I have an analogy I'd like to try out.

I was a huge fan of the show Buffy the Vampire Slayer (as anyone who read or moderated that thread in M&PC will attest to.) In the course of being a huge fan, naturally you notice things that don't quite work. Plot holes, inconsistencies, questions brought up and never answered, etc.

For example, early in season 2 a character mentions that Sunnydale -- the show's setting -- doesn't have a miniature golf course. A half dozen or so shows later, the characters go miniature golfing.

Now, this is an inconsistency. There are two easy ways to explain it, though; one is that in the intervening couple of months or so of show time, someone built a miniature golf course in Sunnydale, and the other is that they simply went golfing somewhere else. But neither explanation is given in the show. (More likely, of course, is that the show's writers screwed up, but I'm not taking that tack for the moment.)

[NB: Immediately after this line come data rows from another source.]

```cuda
template <int MODE>
static size_t smem_bytes(int R, int S, int Df) {
  return 1024 + sizeof(Tiles<MODE>) + sizeof(Tap2) * kGatherWarps * 24 +
         sizeof(float) * ((size_t)kCtx * (2 * R * S + R * Df + R * 8 + (R == 4 ? R * Df : 0)) + (size_t)3 * R * S + R +
                          (size_t)2 * R * S + R * 8 + 8 + (R == 4 ? R * (S - Df + 4) + (size_t)3 * R * S : 0));
}

typedef void (*Kernel)(const RenderArgs);
template <int MODE> Kernel kernel_small(int S, bool prof, bool train);
template <int MODE> Kernel kernel_large(int S, bool prof);

}
}
```

### g-nerf_b200/csrc/tpr_ws.cuh

```cuda
#pragma once
#include <cuda_runtime.h>
#include <stdint.h>
#include <stddef.h>
#include <cuda_bf16.h>
#include <cuda_fp16.h>
#include "tpr_device.cuh"
#include "tpr_tc.cuh"

namespace tpr {
namespace ws {
using namespace tc;

constexpr int kGatherWarps = 16, kDecodeWarps = 8, kRayWarps = 8;
constexpr int kThreads = 32 * (kGatherWarps + kDecodeWarps + kRayWarps);
constexpr int kFirstDecodeWarp = kGatherWarps, kFirstRayWarp = kGatherWarps + kDecodeWarps;
constexpr int kRows = 128;
constexpr int kN1 = 64, kNc = 32;
#ifndef TPR_A1_BUFS
#define TPR_A1_BUFS 3
#endif
constexpr int kBufs = TPR_A1_BUFS;
constexpr int kCtx = 4;
constexpr int kSlotCols = 32;

constexpr uint32_t kStageCols = 64;
template <int MODE> struct Cols;
template <> struct Cols<1> { static constexpr uint32_t a2hi = 64, a2lo = 64, a2step = 8, slots = 96; static constexpr int ns = 13; };
template <> struct Cols<2> { static constexpr uint32_t a2hi = 0, a2lo = 8, a2step = 16, slots = 64; static constexpr int ns = 14; };

template <int MODE> struct Tiles;
template <> struct Tiles<1> {
  float a1[kBufs][1][kRows * 32];
  float b1[1][kN1 * 32];
  float b2c[1][1][kNc * 32];
  float bias1[kN1];
  float w2s[kN1];
  float bias2[kNc + 4];
  float psig[2 * kRows];
};
template <> struct Tiles<2> {
  float a1[kBufs][1][kRows * 32];
  float b1[1][kN1 * 32];
  float b2c[2][1][kNc * 32];
  float bias1[kN1];
  float w2s[kN1];
  float bias2[kNc + 4];
  float psig[2 * kRows];
};

__device__ __forceinline__ void st_swz_f32(float* tile, int row, int k, float v) {
  tile[row * 32 + ((((k >> 2) ^ (row & 7)) << 2) | (k & 3))] = v;
}
__device__ __forceinline__ void st_swz_bf16(float* tile, int row, int k, float v) {
  reinterpret_cast<__nv_bfloat16*>(tile)[row * 64 + ((((k >> 3) ^ (row & 7)) << 3) | (k & 7))] = __float2bfloat16_rn(v);
}

__device__ __forceinline__ void st_swz_f16(float* tile, int row, int k, __half v) {
  reinterpret_cast<__half*>(tile)[row * 64 + ((((k >> 3) ^ (row & 7)) << 3) | (k & 7))] = v;
}
__device__ __forceinline__ void split_f16(float x, __half& hi, __half& lo) {
  hi = __float2half_rn(fminf(fmaxf(x, -65504.0f), 65504.0f));
  lo = __float2half_rn(x - __half2float(hi));
}
__device__ __forceinline__ uint32_t pack_f16x2(float lo_elem, float hi_elem) {
  uint32_t r;
  asm("cvt.rn.satfinite.f16x2.f32 %0, %1, %2;" : "=r"(r) : "f"(hi_elem), "f"(lo_elem));
  return r;
}
__device__ __forceinline__ void unpack_f16x2(uint32_t v, float& lo_elem, float& hi_elem) {
  const __half2 h = *reinterpret_cast<const __half2*>(&v);
  const float2 f = __half22float2(h);
  lo_elem = f.x; hi_elem = f.y;
}

template <int MODE>
__device__ void stage_weights(const float* __restrict__ dec, Tiles<MODE>& tl) {
  const int tid = threadIdx.x, nthreads = blockDim.x;
  for (int i = tid; i < kN1 * 32; i += nthreads) {
    const int n = i >> 5, k = i & 31;
    const float w = dec[kW1tOff + k * kHid + n] * kLog2e;
    if (MODE == 1) st_swz_bf16(tl.b1[0], n, k, w);
    else { __half hi, lo; split_f16(w, hi, lo); st_swz_f16(tl.b1[0], n, k, hi); st_swz_f16(tl.b1[0], n, 32 + k, lo); }
  }
  for (int i = tid; i < kNc * 64; i += nthreads) {
    const int n = i >> 6, k = i & 63;
    const float w = -dec[kW2tOff + k * kOutPad + n + 1];
    if (MODE == 1) st_swz_bf16(tl.b2c[0][0], n, k, w);
    else { __half hi, lo; split_f16(w, hi, lo); st_swz_f16(tl.b2c[0][0], n, k, hi); st_swz_f16(tl.b2c[MODE == 2 ? 1 : 0][0], n, k, lo); }
  }
  for (int i = tid; i < kN1; i += nthreads) {
    tl.bias1[i] = dec[kB1Off + i] * kLog2e;
    tl.w2s[i] = dec[kW2tOff + i * kOutPad] * kLn2;
  }
  for (int i = tid; i < kNc + 1; i += nthreads) tl.bias2[i] = i < kNc ? -kLog2e * dec[kB2Off + 1 + i] : dec[kB2Off];
}

struct __align__(16) Tap2 { uint32_t off[4]; float w2[8]; };

template <int MODE>
__device__ __forceinline__ void blend_sample(float* a1_hi, const ulonglong2* base, const Tap2* te, int row, int sub,
                                             float4* keep = nullptr) {
  uint64_t f01 = 0ull, f23 = 0ull;
#pragma unroll 1
  for (int p = 0; p < 3; ++p) {
    const uint4 o = *reinterpret_cast<const uint4*>(te[p].off);
    const ulonglong2 wa = *reinterpret_cast<const ulonglong2*>(te[p].w2), wb = *reinterpret_cast<const ulonglong2*>(te[p].w2 + 4);
#ifdef TPR_SKIP_PADDING_PLANES
    if ((wa.x | wa.y | wb.x | wb.y) == 0ull) continue;
#endif
    const ulonglong2 v0 = __ldg(base + o.x), v1 = __ldg(base + o.y), v2 = __ldg(base + o.z), v3 = __ldg(base + o.w);
    uint64_t a01 = fma2(wa.x, v0.x, 0ull), a23 = fma2(wa.x, v0.y, 0ull);
    a01 = fma2(wa.y, v1.x, a01); a23 = fma2(wa.y, v1.y, a23);
    a01 = fma2(wb.x, v2.x, a01); a23 = fma2(wb.x, v2.y, a23);
    a01 = fma2(wb.y, v3.x, a01); a23 = fma2(wb.y, v3.y, a23);
    f01 = add2(f01, a01); f23 = add2(f23, a23);
  }
  float4 f;
  unpack2(f01, f.x, f.y); unpack2(f23, f.z, f.w);
  if (keep != nullptr) *keep = f;
  if (MODE == 1) {
    uint2 pk = make_uint2(pack_bf16(f.x, f.y), pack_bf16(f.z, f.w));
    uint8_t* dst = reinterpret_cast<uint8_t*>(a1_hi) + row * 128 + ((((sub >> 1) ^ (row & 7)) << 4) | ((sub & 1) << 3));
    *reinterpret_cast<uint2*>(dst) = pk;
  } else {
    const uint2 hi = make_uint2(pack_f16x2(f.x, f.y), pack_f16x2(f.z, f.w));
    float h0, h1, h2, h3;
    unpack_f16x2(hi.x, h0, h1); unpack_f16x2(hi.y, h2, h3);
    const uint2 lo = make_uint2(pack_f16x2(f.x - h0, f.y - h1), pack_f16x2(f.z - h2, f.w - h3));
    uint8_t* rowp = reinterpret_cast<uint8_t*>(a1_hi) + row * 128 + ((sub & 1) << 3);
    *reinterpret_cast<uint2*>(rowp + (((sub >> 1) ^ (row & 7)) << 4)) = hi;
    *reinterpret_cast<uint2*>(rowp + ((((sub >> 1) + 4) ^ (row & 7)) << 4)) = lo;
  }
}
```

Nonfans of a show or a movie can point to these inconsistencies, absurdities and plot holes and say that these are glaring weaknesses; fans will do their best to explain why, in most if not all cases, the mistake was only an apparent one which can be easily explained away, as in the example above.

The analogy to Biblical Errancy seems obvious to me; as a nonfan of the "show" in question, I point to the inconsistencies and absurdities of the Bible and say that those are glaring weaknesses; but as fans of the "show," Christians who believe the Bible is inerrant feel that the weaknesses and plot holes are only apparent, and that if one tries hard enough they can be explained away or smoothed over.

I am not, incidentally, saying that this means the Bible IS inerrant, any more than I think Buffy was one smooth, unbroken chain of flawless continuity from episode one to episode 144. Just that I think this is the reasoning, roughly, of the Inerrantists, and I can understand it.

Does this make sense?

Rob aka Mediancat

PS, the reason I put this in GRD and not Biblical Criticism et al is that I wasn't really inclined to get down to cases, which I'm not really an expert in in any event (with the Bible, that is; I can argue Buffy all day). Moderators' mileage may, of course, vary.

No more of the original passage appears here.